Attention with Intention for a Neural Network Conversation Model (Yao, Zweig, Peng) [Read: Mar 28th]

• Idea: Intention is higher level than attention and has its primary role of explaining discourse structure and coherence.
Authors create a model that consists of three RNNs. Conversation is modeled as two speakers taking "turns" saying one sentence, with each word in a sentence counting as one time step.
• Encoder network (source, user): for each time step, inputs are previous hidden state of self, and each new word in the first sentence. On the next turn, after the agent has talked, the encoder also receives previous hidden state of decoder before inputting new tokens for its second sentence. The encoder's second sentence is the third sentence in the conversation.
• Decoder network (target, agent): During the first time step, it has two inputs used to initial hidden state: current encoder state and current intention state. Then, during that turn, for each time step, it will input a new word and its own previous decoder hidden state. That decoder hidden state is modified using a context vector (from attention) conditioned on intention RNN and encoder RNN. On the next turn, after user has spoken for second time, decoder will receive the newly encoded source side and intention.
• Intention network: Doesn't really have time steps since is no sentence it is trying to encode. For each turn, inputs are hidden state from previous turn (not previous time step), current encoder state, and previous decoder state.
• Results: Perplexity is down to 22.1 with a 200 hidden size (down from 30.8 with a 50 hidden size), for a vocabulary of ~9000. In Sordoni, the context of previous sentences is captured just once and fed into the decoder. In contrast, this paper uses "turns" so context is different each turn the agent talks. Additionally, that context is variable because it is updated using attention, so the context changes for each word generated by the agent in each time step within each turn.
• Remarks: Definitely a more sophisticated model than before, but (a) qualitative measures don't pass the eye test. The responses don't seem all that much better, as if somehow extra context (or intention) helped. (b) On the quantitative side, perplexity is low, but without other baselines to compare, it is hard to say whether the number is meaningful (since dataset is only available in-house). Moreover, vocab size is relatively limited (compared to even PTB), so again, not much to compare against.

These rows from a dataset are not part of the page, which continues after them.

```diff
-__global__ void match_emit_kernel(const u64* __restrict__ q_org, u64 nq, const u64* __restrict__ s_org,
-                                  const u32* __restrict__ q_start, const u32* __restrict__ q_n,
-                                  const u64* __restrict__ m_off, int avoid_equal, int avoid_symmetric,
-                                  u64* __restrict__ m_grp, u64* __restrict__ m_pos) {
-  u64 q = static_cast<u64>(blockIdx.x) * blockDim.x + threadIdx.x;
-  if (q >= nq) return;
-  const u32 count = q_n[q];
-  if (count == 0) return;
-  const u64 qo = q_org[q];
-  const u32 qid = origin_id(qo);
-  const u64 lhs_pos = static_cast<u32>(qo) >> 1;
-  const u32 qstrand = static_cast<u32>(qo) & 1u;
-  const u32 start = q_start[q];
-  u64 o = m_off[q];
-  for (u32 j = 0; j < count; ++j) {
-    const u64 ro = s_org[start + j];
-    const u32 rid = origin_id(ro);
-    if (avoid_equal && qid == rid) continue;
-    if (avoid_symmetric && qid > rid) continue;
-    const u64 rhs_pos = static_cast<u32>(ro) >> 1;
-    const u64 strand = (qstrand == (static_cast<u32>(ro) & 1u)) ? 1 : 0;
-    const u64 diagonal = !strand ? rhs_pos + lhs_pos : rhs_pos - lhs_pos + (3ULL << 30);
-    m_grp[o] = (((static_cast<u64>(rid) << 1) | strand) << 32) | diagonal;
-    m_pos[o] = (lhs_pos << 32) | rhs_pos;
-    ++o;
+template <bool AVOID>
+__global__ __launch_bounds__(256) void match_emit_kernel(const u64* __restrict__ q_org, u64 nq, const u64* __restrict__ s_org,
+                                                        const u32* __restrict__ q_start, const u32* __restrict__ q_n,
+                                                        const u64* __restrict__ m_off, int avoid_equal, int avoid_symmetric,
+                                                        u64* __restrict__ m_grp, u64* __restrict__ m_pos) {
+  __shared__ u64 s_incl[4][kWave];
+  __shared__ u64 s_off[4][kWave];
+  __shared__ u64 s_qo[4][kWave];
+  __shared__ u32 s_start[4][kWave];
+  const int lane = lane_id();
+  const int w = threadIdx.x >> 6;
+  const u64 q = static_cast<u64>(blockIdx.x) * blockDim.x + threadIdx.x;
+  const u32 n = q < nq ? q_n[q] : 0u;
+  u64 off = 0, qo = 0;
+  u32 start = 0;
+  if (n) {
+    start = q_start[q];
+    off = m_off[q];
+    qo = q_org[q];
+  }
+  const u64 incl = static_cast<u64>(wave_inclusive_sum<unsigned long long>(n));
+  s_incl[w][lane] = incl;
+  s_off[w][lane] = off;
+  s_qo[w][lane] = qo;
+  s_start[w][lane] = start;
+  __syncthreads();
+  const u64 total = s_incl[w][kWave - 1];
+  u64 carry = 0;
+  for (u64 base = 0; base < total; base += kWave) {
+    const u64 e = base + lane;
+    const bool live = e < total;
+    u32 lo = 0, hi = kWave - 1;
+#pragma unroll
+    for (int it = 0; it < 6; ++it) {
+      const u32 mid = (lo + hi) >> 1;
+      const bool right = live && s_incl[w][mid] <= e;
+      lo = right ? mid + 1 : lo;
+      hi = right ? hi : mid;
+    }
+    const u32 r = live ? lo : 0u;
+    const u64 excl = r ? s_incl[w][r - 1] : 0;
+    bool keep = live;
+    u64 ro = 0, run_qo = 0;
+    if (live) {
+      run_qo = s_qo[w][r];
+      ro = s_org[static_cast<u64>(s_start[w][r]) + (e - excl)];
+      if (AVOID) {
+        const u32 qid = origin_id(run_qo), rid = origin_id(ro);
+        if (avoid_equal && qid == rid) keep = false;
+        if (avoid_symmetric && qid > rid) keep = false;
+      }
+    }
+    u64 rank = e - excl;
+    if (AVOID) {
+      const u64 kept = __ballot(keep);
+      const bool reaches_in = excl < base;
+      const u32 f = reaches_in ? 0u : static_cast<u32>(excl - base);
+      rank = static_cast<u64>(__popcll(kept & lanemask_lt() & (~0ULL << f))) + (reaches_in ? carry : 0);
+      const u32 f_last = __shfl(f, kWave - 1, kWave);
+      const int last_reaches_in = __shfl(static_cast<int>(reaches_in), kWave - 1, kWave);
+      carry = static_cast<u64>(__popcll(kept >> f_last)) + (last_reaches_in ? carry : 0);
+    }
+    if (keep) {
+      const u32 rid = origin_id(ro);
+      const u64 lhs_pos = static_cast<u32>(run_qo) >> 1;
+      const u64 rhs_pos = static_cast<u32>(ro) >> 1;
+      const u64 strand = ((static_cast<u32>(run_qo) & 1u) == (static_cast<u32>(ro) & 1u)) ? 1 : 0;
+      const u64 diagonal = !strand ? rhs_pos + lhs_pos : rhs_pos - lhs_pos + (3ULL << 30);
+      const u64 o = s_off[w][r] + rank;
+      m_grp[o] = (((static_cast<u64>(rid) << 1) | strand) << 32) | diagonal;
+      m_pos[o] = (lhs_pos << 32) | rhs_pos;
+    }
   }
 }
 
@@ -1165,10 +1216,20 @@
   u32* q_n = e.scratch.tmp_a.get<u32>(nq + 1);
   u32* q_cnt = e.map.q_cnt.get<u32>(nq + 1);
   u64* m_off = e.map.m_off.get<u64>(nq + 2);
-  RVN_KLAUNCH(kKMatchCount, match_count_kernel<V><<<div_up(nq, 256), 256, 0, s>>>(
+  const bool avoid = avoid_equal || avoid_symmetric;
+  auto* count_kernel = avoid ? match_count_kernel<V, true> : match_count_kernel<V, false>;
+  RVN_KLAUNCH(kKMatchCount, count_kernel<<<div_up(nq, 256), 256, 0, s>>>(
       qs.val.as<V>(), qs.org.as<u64>(), nq, ix.u_val.as<V>(), ix.u_start.as<u32>(), ix.table.as<u32>(), ix.shift,
       static_cast<u32>(ix.u), ix.s_org[ix.cur].as<u64>(), ix.occurrence, avoid_equal, avoid_symmetric, q_start, q_n,
       q_cnt, filt, ix.direct_built ? ix.direct.as<u64>() : nullptr));
+  if (knob("RVN_MATCH_STATS")) {
+    std::vector<u32> h_n(nq);
+    RVN_HIP(hipStreamSynchronize(s));
+    RVN_HIP(hipMemcpy(h_n.data(), q_n, nq * 4, hipMemcpyDeviceToHost));
+    const u64 empty = static_cast<u64>(std::count(h_n.begin(), h_n.end(), 0u));
+    std::fprintf(stderr, "[raven_hip] match_probe: %llu query minimizers, %llu with q_n == 0, index of %llu keys\n",
+                 static_cast<unsigned long long>(nq), static_cast<unsigned long long>(empty), static_cast<unsigned long long>(ix.u));
+  }
   exclusive_scan_u32_u64(q_cnt, m_off, nq, e.scratch.scan_tmp, s);
   const u64 H = read_back(e, m_off + nq, 8);
   if (H) {
@@ -1176,8 +1237,9 @@
     u64* p0 = e.map.m_pos[0].get<u64>(H + 1);
     e.map.m_grp[1].reserve((H + 1) * 8);
     e.map.m_pos[1].reserve((H + 1) * 8);
-    RVN_KLAUNCH(kKMatchEmit, match_emit_kernel<<<div_up(nq, 256), 256, 0, s>>>(qs.org.as<u64>(), nq, ix.s_org[ix.cur].as<u64>(), q_start,
-                                                      q_n, m_off, avoid_equal, avoid_symmetric, g0, p0));
+    auto* emit_kernel = avoid ? match_emit_kernel<true> : match_emit_kernel<false>;
+    RVN_KLAUNCH(kKMatchEmit, emit_kernel<<<div_up(nq, 256), 256, 0, s>>>(qs.org.as<u64>(), nq, ix.s_org[ix.cur].as<u64>(), q_start, q_n,
+                                                                        m_off, avoid_equal, avoid_symmetric, g0, p0));
     RVN_KLAUNCH(kKGather, gather_u64_by_u32_kernel<<<div_up(nr + 1, 256), 256, 0, s>>>(
                               e.map.m_off.as<u64>(), qs.read_off.as<u32>(), seg_off, nr + 1));
   }
```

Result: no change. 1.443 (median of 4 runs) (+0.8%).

Deep Neural Network Approach for the Dialog State Tracking Challenge (Henderson, Thomson, Young) [Read: Mar 29th]

• Idea: Use feed forward network (with about 3 hidden states) to figure out the belief tracking, rather than rules based. the Dialog State Tracking Challenge (DSTC) is an annual competition, the goal for that year was given dialog from a user, predict one of 5 classes. Dialog was related to people who called into a public transit hotline about Pittsburgh buses. The five possible intentions of the user are: route, from, to, date and time.
• Results: Apparently did pretty well, this was back at the time when using DNN was still a relatively new idea in 2013.
• Lessons: Interesting that this competition has been going on for so long. When creating a proper chatbot for company knowledge base, the secrete is that the chatbot will mostly respond with generic responses (so multiple persona vectors are not so critical) because the value-add for an MVP is not having "fun" person to talk to, but rather a hyper efficient mechanism for information retrieval. Note that the "information" is not just the next sentence to speak, but an actual a piece of information needed so the employee can complete the task as hand. (For example, I need to RSVP for the company holiday party, where is that link again? Also, is there a dress code?)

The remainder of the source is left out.